看着泫然欲泣的春水和如履薄冰的秋月,钟鼓赶忙让两人起身,无奈笑道:“你们姐妹跟着我也算挺久的了,难道真的认为我钟鼓是那种蛮不讲理强取豪夺之人?虽然说窈窕淑女君子好逑,可我钟鼓又怎么可能强迫任何一个女子做她不想做的事。你们姐妹若是真的想跟萧兄走,我不仅可以同意,还愿意帮你们求一次情,让他带上你们。”
春水眼前一亮,少女心性跳脱道:“真的?”接着看向自己的姐姐,“姐姐?”
秋月苦笑道:“就算萧公子真的因为城主的人情而答应带上我们。

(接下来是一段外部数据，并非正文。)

@@ -419,6 +419,12 @@
     return r.value, a.value, c.value
 
 
+def debug_lm_kernel_sticky(core):
+    n = C.c_int(0)
+    core._call("debug_get_lm_kernel", C.byref(n))
+    return n.value
+
+
 def debug_sort_routes():
     a = (C.c_int * 4)()
     rc = load().fvh_debug_sort_routes(a)
diff --git a/fast_gicp_amd/csrc/fvh_capi.hip b/fast_gicp_amd/csrc/fvh_capi.hip
--- a/fast_gicp_amd/csrc/fvh_capi.hip
+++ b/fast_gicp_amd/csrc/fvh_capi.hip
@@ -47,6 +47,7 @@
   DevBuf rbf_sums;
   bool abort_word_dirty = false;
   int last_persist_blocks = 0;
+  int last_persist_sticky = 0;
   bool zero_copy_armed = false;
   DevBuf bcast;
   unsigned long long persist_seq = 0;
@@ -1117,6 +1118,7 @@
   if (capacity) *capacity = persistent_capacity<MODE_VGICP>(&h->e);
   return FVH_OK;
 }
+int fvh_vgicp_debug_get_lm_kernel(fvh_vgicp* h, int* sticky) { CHECK_HANDLE(h); if (!sticky) return FVH_ERR_INVALID_ARGUMENT; *sticky = h->e.last_persist_sticky; return FVH_OK; }
 int fvh_debug_sort_routes(int* counts4) {
   if (!counts4) return FVH_ERR_INVALID_ARGUMENT;
   for (int i = 0; i < 4; i++) counts4[i] = g_sort_routes[i].load();
diff --git a/fast_gicp_amd/csrc/host_runtime.inc.hpp b/fast_gicp_amd/csrc/host_runtime.inc.hpp
--- a/fast_gicp_amd/csrc/host_runtime.inc.hpp
+++ b/fast_gicp_amd/csrc/host_runtime.inc.hpp
@@ -65,6 +65,7 @@
     p.zerocopy_upload_max = fvh_env_ull("FVH_ZEROCOPY_UPLOAD_MAX", 1ull << 20);
     p.avg_fused = fvh_env_ll("FVH_AVG_FUSED", 1) != 0 ? 1 : 0;
     p.nn1_seed = fvh_env_ll("FVH_NN1_SEED", 1) != 0 ? 1 : 0;
+    { const long long v = fvh_env_ll("FVH_LM_CARRY", -1); p.lm_carry = v < 0 ? -1 : (v > 0 ? 1 : 0); }
     return p;
   }();
   return d;
@@ -78,6 +79,7 @@
   if (p.cost_max_blocks < 1 || p.cost_max_blocks > MAX_PARTIAL_ROWS) return "engine params: cost_max_blocks must be 1..1024";
   if (p.cost_target_items < 1) return "engine params: cost_target_items must be positive";
   if (p.lm_everywhere < 0 || p.lm_everywhere > 2 || p.cost_prio < -1 || p.cost_prio > 1) return "engine params: lm_everywhere must be 0..2, cost_prio -1..1";
+  if (p.lm_carry < -1 || p.lm_carry > 1) return "engine params: lm_carry must be -1..1";
   if (p.bitmap_max_bytes > (16ull << 30)) return "engine params: bitmap_max_bytes beyond 16 GiB (the LM kernel indexes its words with 32 bits)";
   if (p.sort_items < 0 || p.sort_items > SORT_ITEMS_MAX || (p.sort_items & 63)) return "engine params: sort_items must be 0 or a multiple of 64 up to 1024";
   return nullptr;
@@ -247,7 +249,7 @@
 inline bool xcd_local_wanted() {
   return process_params().xcd_local && g_xcd_local_strikes.load() < XCD_LOCAL_MAX_STRIKES;
 }
-struct GridPlan { int nb = 0; int ng = 0; int local = 0; };
+struct GridPlan { int nb = 0; int ng = 0; int local = 0; int alone = 0; };
 inline int small_grid_layout() {
   return process_params().small_grid_layout;
 }
diff --git a/fast_gicp_amd/csrc/host_stages.inc.hpp b/fast_gicp_amd/csrc/host_stages.inc.hpp
--- a/fast_gicp_amd/csrc/host_stages.inc.hpp
+++ b/fast_gicp_amd/csrc/host_stages.inc.hpp
@@ -619,6 +619,23 @@
   return cap[dev][pi];
 }
 
+inline int sticky_capacity(Engine* e, bool one_lookup) {
+  static std::mutex mu;
+  static int cap[16][2][2];
+  std::lock_guard<std::mutex> lk(mu);
+  const int pi = e->float_cost() ? 1 : 0, ci = one_lookup ? 1 : 0, dev = e->device & 15;
+  if (cap[dev][pi][ci] <= 0) {
+    int per_cu = 0, cus = 0;
+    hipError_t r = pi ? (ci ? hipOccupancyMaxActiveBlocksPerMultiprocessor(&per_cu, lm_sticky_kernel<float, MODE_VGICP, 1>, 256, 0)
+                            : hipOccupancyMaxActiveBlocksPerMultiprocessor(&per_cu, lm_sticky_kernel<float, MODE_VGICP, COST_CH>, 256, 0))
+                      : (ci ? hipOccupancyMaxActiveBlocksPerMultiprocessor(&per_cu, lm_sticky_kernel<double, MODE_VGICP, 1>, 256, 0)
+                            : hipOccupancyMaxActiveBlocksPerMultiprocessor(&per_cu, lm_sticky_kernel<double, MODE_VGICP, COST_CH>, 256, 0));
+    if (r != hipSuccess || hipDeviceGetAttribute(&cus, hipDeviceAttributeMultiprocessorCount, e->device) != hipSuccess) return 0;
+    cap[dev][pi][ci] = per_cu * cus;
+  }
+  return cap[dev][pi][ci];
+}
+
 struct CostShape { int group, groups_per_src; long long n_walk; int blocks; int split; };
 inline CostShape cost_shape(const Engine* e, const CostSource& src, int mode = MODE_VGICP, bool device_lm = false) {
   const long long target_items = e->params.cost_target_items;
@@ -722,6 +739,7 @@
   P.ng = (plan && plan->ng > 0) ? plan->ng : default_groups(blocks);
   if (P.ng > blocks) P.ng = 1;
   P.xcd_local = 0; P.lm_everywhere = 0;
+  bool sticky_kernel = false;
   {
     const int prio = e->params.cost_prio;
     int cus = 256;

可我们二人手无寸铁连自保的能力都没有,跟着也只能沦为萧公子的累赘,还不如不去。”
钟鼓洒然笑道:“这个简单。你们两个以后跟我学剑就好了。”
两人异口同声道:“学剑?”
“嗯,学剑。学成之后,去中原的江南把这位如意郎君给绑过来,我亲自给你们证婚。”
两人同时俏脸微红。
窈窕城城主钟鼓,大荒十九州陆地剑仙第五人。
跟他学剑,是无数人梦寐以求的事情,两人自然不可能不答应,急忙又跪下道:“谢城主。”
钟鼓赶忙上前扶住两人,不乐意道:“哎哎哎,老是下跪干嘛,女儿膝下有黄金嘛。”
侍女春水小声道:“是男儿膝下有黄金……”
钟鼓老脸一红,装咳嗽转移话题道:“咳咳……既然以后学剑了,还叫什么城主,听着多没劲啊。跟阿纯那老家伙一样,以后叫我钟剑友。”
想起阿纯那个遇人自来熟,喜欢称呼对方为剑友的老剑修,本来还是愁眉苦脸的两姐妹,顿时会心一笑。
钟鼓满意道:“这样才对嘛!等学好剑法,咱们就去找他萧青河,按阿纯剑友的话来说,天下剑友是一家,我就不信,到时他敢不收留你们,他要是敢,我就打到他不敢。”